III- Rattraper le retard dans la mise en œuvre du Plan directeur du réseau cyclable
En réalisant en totalité 337,5 km de voies identifiées et les investissements de 40 millions prévus dans le réseau cyclable d’ici 2018, date initialement projetée de réalisation du PDRC (rappelons qu’en 4 ans, seulement 32,5 km ont été réalisés) ;
En concrétisant rapidement les liens permettant de franchir d’importants obstacles urbains (autoroute 440 au niveau du boulevard Central, intersection Charest et Saint-Sacrement, …).
IV – Mieux outiller la Ville et tous ses services pour prendre les bonnes décisions en matière de mobilité durable
En augmentant les ressources dédiées à la mobilité durable pour assurer la cohérence des actions de tous les services de la Ville et faciliter la mise en œuvre du plan ;
En réalisant et en rendant public un plan de suivi complet du PMD incluant un échéancier et un tableau de bord.

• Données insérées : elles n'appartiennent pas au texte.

template <int ARITH, int MODE, int C, int L, bool SAVE>
__global__ void __launch_bounds__(TcArith<ARITH>::NWG * 128, 1)
deform_tc_kernel(DeformDesc d, TcWeights tw, TcSmem Ls, const CameraDev* __restrict__ camp, int use_cam, int64_t n, DeformIO io) {
    using A = TcArith<ARITH>;
    constexpr int F = C * L, NS0 = F / A::KS, NS1 = 128 / A::KS, NSP = NS1 / A::PH, TM = 64 * A::NWG, NT = 128 * A::NWG;
    static_assert(F % 16 == 0 && F <= 64, "feature width must be 32, 48 or 64");
    constexpr float kInvL0 = A::SA / (A::SF * A::SW), kInvH = 1.f / (A::SA * A::SW), kInvHS = 1.f / A::SW;
// ... 42 lines not shown
    uint32_t hseq = 0;
    {
        int k = 0;
        for (int h = 0; h < G4D_NUM_HEADS; ++h)
            if (d.head_mask & (1 << h)) hseq |= (uint32_t)h << (3 * k++);
    }
    const int64_t ntiles = (n + TM - 1) / TM;
    const int64_t my_tiles = (int64_t)blockIdx.x < ntiles ? (ntiles - 1 - blockIdx.x) / gridDim.x + 1 : 0;
    const uint32_t per_tile = (uint32_t)(m_heads * A::PH), total_items = (uint32_t)my_tiles * per_tile;
    auto issue = [&](uint32_t u) {
        const uint32_t s = u & 1u, r = u % per_tile;
        if (u >= 2) mbar_wait(bar_empty + s, ((u >> 1) - 1u) & 1u);
        const int h = (int)((hseq >> (3 * (r / A::PH))) & 7u);
        mbar_expect_tx(bar_full + s, Ls.part_bytes);
        tma_bulk_g2s(smem + Ls.w1 + s * Ls.part_bytes, reinterpret_cast<const uint8_t*>(tw.w1[h]) + (r % A::PH) * Ls.part_bytes,
                     Ls.part_bytes, bar_full + s);
    };
    if (tid == 0) {
        const uint32_t w0b = 2u * 128u * F * A::ES, w2b = hsh ? 2u * 48u * 128u * A::ES : 0u;
        mbar_expect_tx(bar_w0, w0b + w2b);
        tma_bulk_g2s(smem + Ls.w0, tw.w0, w0b, bar_w0);
        if (hsh) tma_bulk_g2s(smem + Ls.w2, tw.w2[4], w2b, bar_w0);
        if (total_items) issue(0);
    }
    __syncwarp();
    mbar_wait(bar_w0, 0);
    const uint32_t sW0 = wg::smem_addr(smem + Ls.w0), sW1 = wg::smem_addr(smem + Ls.w1), sW2 = wg::smem_addr(smem + Ls.w2);
    const float* b2s = sBias + 128 + G4D_NUM_HEADS * 128;
    float mx = 0.f;
    uint32_t u = 0;
    const bool dbg = tw.dbg && tid == 0;
    const long long t_start = dbg ? clock64() : 0;
    long long t_wait = 0;

    for (int64_t it = 0; it < my_tiles; ++it) {
        const int64_t tile = (int64_t)blockIdx.x + it * gridDim.x;
        const int64_t row0 = tile * TM + wgi * 64, g0 = row0 + r0, g1 = row0 + r1;
        float acc[64];
        {
            Frags<NS0> x;
            const float* f0 = tw.feat + g0 * F;
            const float* f1 = tw.feat + g1 * F;
#pragma unroll
            for (int s = 0; s < NS0; ++s) {
                float v[8];
#pragma unroll
                for (int hlf = 0; hlf < 2; ++hlf) {
                    const int c = ARITH == 2 ? 16 * s + 8 * hlf + 2 * t : 8 * s + 4 * hlf + t;
                    if (ARITH == 2) {
                        const float2 p0 = g0 < n ? __ldg(reinterpret_cast<const float2*>(f0 + c)) : make_float2(0.f, 0.f);
                        const float2 p1 = g1 < n ? __ldg(reinterpret_cast<const float2*>(f1 + c)) : make_float2(0.f, 0.f);
                        v[4 * hlf] = p0.x * A::SF; v[4 * hlf + 1] = p0.y * A::SF; v[4 * hlf + 2] = p1.x * A::SF; v[4 * hlf + 3] = p1.y * A::SF;
                    } else {
                        v[4 * hlf] = g0 < n ? __ldg(f0 + c) : 0.f;
                        v[4 * hlf + 2] = g1 < n ? __ldg(f1 + c) : 0.f;
                    }
                }
                if (ARITH == 2) {
#pragma unroll
                    for (int e = 0; e < 8; ++e) mx = fmaxf(mx, fabsf(v[e]));
                    wg::f16_split2(v[0], v[1], x.hi[s][0], x.lo[s][0]);
                    wg::f16_split2(v[2], v[3], x.hi[s][1], x.lo[s][1]);
                    wg::f16_split2(v[4], v[5], x.hi[s][2], x.lo[s][2]);
                    wg::f16_split2(v[6], v[7], x.hi[s][3], x.lo[s][3]);
                } else {
                    wg::tf32_split(v[0], x.hi[s][0], x.lo[s][0]);
                    wg::tf32_split(v[2], x.hi[s][1], x.lo[s][1]);
                    wg::tf32_split(v[4], x.hi[s][2], x.lo[s][2]);
                    wg::tf32_split(v[6], x.hi[s][3], x.lo[s][3]);
                }
            }
            gemm3<ARITH, 128, NS0, NS0>(acc, x, 0, sW0, sW0 + 128u * F * A::ES, F, false);
        }
        Frags<NS1> a1;
        {
            uint32_t bw0[4], bw1[4];
            relu_to_frags<ARITH>(acc, kInvL0, sBias, t, a1, bw0, bw1, mx);
            if (SAVE) store_bits(tw.relu_bits, 0, n, g0, g1, t, bw0, bw1);
        }
        if (t == 0) {
#pragma unroll
            for (int j = 0; j < 11; ++j) { stage[r0 * kStageCols + j] = 0.f; stage[r1 * kStageCols + j] = 0.f; }
        }
#pragma unroll 1
        for (int k = 0; k < m_heads; ++k) {
            const int h = (int)((hseq >> (3 * k)) & 7u);
#pragma unroll 1
            for (int p = 0; p < A::PH; ++p, ++u) {
                if (tid == 0 && u + 1 < total_items) issue(u + 1);
                __syncwarp();
                const uint32_t s = u & 1u;
                const long long t0 = dbg ? clock64() : 0;
                mbar_wait(bar_full + s, (u >> 1) & 1u);
                if (dbg) t_wait += clock64() - t0;
                const uint32_t b = sW1 + s * Ls.part_bytes;
                if constexpr (A::PH == 1) {
                    gemm3<ARITH, 128, NS1, NSP>(acc, a1, 0, b, b + Ls.part_bytes / 2, 128 / A::PH, false);
                } else {
#pragma unroll
                    for (int pp = 0; pp < A::PH; ++pp)
                        if (pp == p) gemm3<ARITH, 128, NS1, NSP>(acc, a1, pp * NSP, b, b + Ls.part_bytes / 2, 128 / A::PH, pp != 0);
                }
                if (lane == 0) mbar_arrive(bar_empty + s);
            }
            uint32_t bw0[4], bw1[4];
            if (h < 4) {
                const float* b1 = sBias + 128 + h * 128;
                const float4* w2 = sW2s + h * 128;
                float o0[4] = {0.f, 0.f, 0.f, 0.f}, o1[4] = {0.f, 0.f, 0.f, 0.f};
#pragma unroll
                for (int w = 0; w < 4; ++w) { bw0[w] = 0u; bw1[w] = 0u; }
#pragma unroll
                for (int j = 0; j < 16; ++j) {
                    const int c = 8 * j + 2 * t;
                    const float2 bb = *reinterpret_cast<const float2*>(b1 + c);
                    const float x0 = fmaf(acc[4 * j], kInvH, bb.x), x1 = fmaf(acc[4 * j + 1], kInvH, bb.y);
                    const float y0 = fmaf(acc[4 * j + 2], kInvH, bb.x), y1 = fmaf(acc[4 * j + 3], kInvH, bb.y);
                    const int sh = 8 * (j & 3) + 2 * t;
                    bw0[j >> 2] |= ((x0 > 0.f ? 1u : 0u) | (x1 > 0.f ? 2u : 0u)) << sh;
                    bw1[j >> 2] |= ((y0 > 0.f ? 1u : 0u) | (y1 > 0.f ? 2u : 0u)) << sh;
                    const float4 wa = w2[c], wb = w2[c + 1];
                    const float ax = fmaxf(x0, 0.f), ay = fmaxf(x1, 0.f), bx = fmaxf(y0, 0.f), by = fmaxf(y1, 0.f);
                    o0[0] = fmaf(ay, wb.x, fmaf(ax, wa.x, o0[0])); o0[1] = fmaf(ay, wb.y, fmaf(ax, wa.y, o0[1]));
                    o0[2] = fmaf(ay, wb.z, fmaf(ax, wa.z, o0[2])); o0[3] = fmaf(ay, wb.w, fmaf(ax, wa.w, o0[3]));
                    o1[0] = fmaf(by, wb.x, fmaf(bx, wa.x, o1[0])); o1[1] = fmaf(by, wb.y, fmaf(bx, wa.y, o1[1]));
                    o1[2] = fmaf(by, wb.z, fmaf(bx, wa.z, o1[2])); o1[3] = fmaf(by, wb.w, fmaf(bx, wa.w, o1[3]));
                }
#pragma unroll
                for (int o = 0; o < 4; ++o) {
                    o0[o] += __shfl_xor_sync(0xffffffffu, o0[o], 1); o0[o] += __shfl_xor_sync(0xffffffffu, o0[o], 2);
                    o1[o] += __shfl_xor_sync(0xffffffffu, o1[o], 1); o1[o] += __shfl_xor_sync(0xffffffffu, o1[o], 2);
                }
#pragma unroll
                for (int w = 0; w < 4; ++w) {
                    bw0[w] |= __shfl_xor_sync(0xffffffffu, bw0[w], 1); bw0[w] |= __shfl_xor_sync(0xffffffffu, bw0[w], 2);
                    bw1[w] |= __shfl_xor_sync(0xffffffffu, bw1[w], 1); bw1[w] |= __shfl_xor_sync(0xffffffffu, bw1[w], 2);
                }
                if (t == 0) {
                    const int ko = head_out(h), col = head_col(h);
#pragma unroll
                    for (int o = 0; o < 4; ++o) {
                        if (o < ko) {
                            stage[r0 * kStageCols + col + o] = o0[o] + b2s[4 * h + o];
                            stage[r1 * kStageCols + col + o] = o1[o] + b2s[4 * h + o];
                        }
                    }
                }
            } else {
                relu_to_frags<ARITH>(acc, kInvHS, sBias + 128 + 4 * 128, t, a1, bw0, bw1, mx);
                float acc2[24];
                gemm3<ARITH, 48, NS1, NS1>(acc2, a1, 0, sW2, sW2 + 48u * 128u * A::ES, 128, false);
                const float* b2sh = b2s + 16;
#pragma unroll
                for (int j = 0; j < 6; ++j) {
                    const int c = 8 * j + 2 * t;
                    stage[r0 * kStageCols + 11 + c] = fmaf(acc2[4 * j], kInvH, b2sh[c]);
                    stage[r0 * kStageCols + 12 + c] = fmaf(acc2[4 * j + 1], kInvH, b2sh[c + 1]);
                    stage[r1 * kStageCols + 11 + c] = fmaf(acc2[4 * j + 2], kInvH, b2sh[c]);
                    stage[r1 * kStageCols + 12 + c] = fmaf(acc2[4 * j + 3], kInvH, b2sh[c + 1]);
                }
            }
            if (SAVE) store_bits(tw.relu_bits, 1 + h, n, g0, g1, t, bw0, bw1);
        }
        bar_sync(1 + wgi, 128);
        {
            const int row = t128 & 63;
            const int64_t gi = row0 + row;
            const float* o = stage + row * kStageCols;
            if (gi < n) {
                const Vec3 p{io.xyz[3 * gi] + o[0], io.xyz[3 * gi + 1] + o[1], io.xyz[3 * gi + 2] + o[2]};
                if (t128 < 64) {
                    float sl[3] = {0.f, 0.f, 0.f}, q[4] = {0.f, 0.f, 0.f, 0.f}, ol = 0.f;
                    if (io.scaling) { sl[0] = io.scaling[3 * gi]; sl[1] = io.scaling[3 * gi + 1]; sl[2] = io.scaling[3 * gi + 2]; }
                    if (io.rotation) { const float4 r4 = *reinterpret_cast<const float4*>(io.rotation + 4 * gi); q[0] = r4.x; q[1] = r4.y; q[2] = r4.z; q[3] = r4.w; }
                    if (io.opacity) ol = io.opacity[gi];
                    sl[0] += o[3]; sl[1] += o[4]; sl[2] += o[5];
                    q[0] += o[6]; q[1] += o[7]; q[2] += o[8]; q[3] += o[9];
                    ol += o[10];
                    if (MODE == 0) {
                        io.out_xyz[3 * gi] = p.x; io.out_xyz[3 * gi + 1] = p.y; io.out_xyz[3 * gi + 2] = p.z;
                        if (io.out_scaling) { io.out_scaling[3 * gi] = sl[0]; io.out_scaling[3 * gi + 1] = sl[1]; io.out_scaling[3 * gi + 2] = sl[2]; }
                        if (io.out_rotation) *reinterpret_cast<float4*>(io.out_rotation + 4 * gi) = make_float4(q[0], q[1], q[2], q[3]);
                        if (io.out_opacity) io.out_opacity[gi] = ol;
                    } else {
                        fused_finish_geometry(cam, io, gi, p, sl, q, ol);
                    }
                } else {
                    float dsh[48];
#pragma unroll
                    for (int j = 0; j < 48; ++j) dsh[j] = hsh ? o[11 + j] : 0.f;
                    if (MODE == 0) {
                        if (io.out_shs && hsh) {
#pragma unroll
                            for (int j = 0; j < 48; j += 4) {
                                const float4 b = *reinterpret_cast<const float4*>(io.shs + gi * 48 + j);
                                *reinterpret_cast<float4*>(io.out_shs + gi * 48 + j) = make_float4(b.x + dsh[j], b.y + dsh[j + 1], b.z + dsh[j + 2], b.w + dsh[j + 3]);
                            }
                        }
                    } else {
                        fused_finish_colour(cam, io, gi, p, hsh, dsh);
                    }
                }
            }
        }
        bar_sync(1 + wgi, 128);
    }
    if (ARITH == 2 && mx >= kF16Max && tw.status) *reinterpret_cast<volatile uint32_t*>(tw.status) = 1u;
    if (dbg) { tw.dbg[blockIdx.x * 12] = clock64() - t_start; tw.dbg[blockIdx.x * 12 + 1] = t_wait; }
}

V – Comme Ville de Québec : se poser publiquement en championne du transport collectif auprès des paliers de gouvernement supérieurs
En réclamant l’adoption rapide d’une politique québécoise de mobilité durable ambitieuse ;
En demandant un meilleur équilibre dans le financement des infrastructures de transport (répartition du FORT à 70% pour les routes et 30% pour le transport collectif) et la multiplication par 5 des sommes disponibles pour le transport collectif dans le cadre du Fonds vert.
VI – Offrir des choix en matière d’habitation qui ne sont pas dépendants de l’automobile
· En accélérant le développement des terrains vacants ou sous-développés à proximité des parcours Métrobus ;
En s’assurant que l’environnement urbain soit favorable aux déplacements actifs.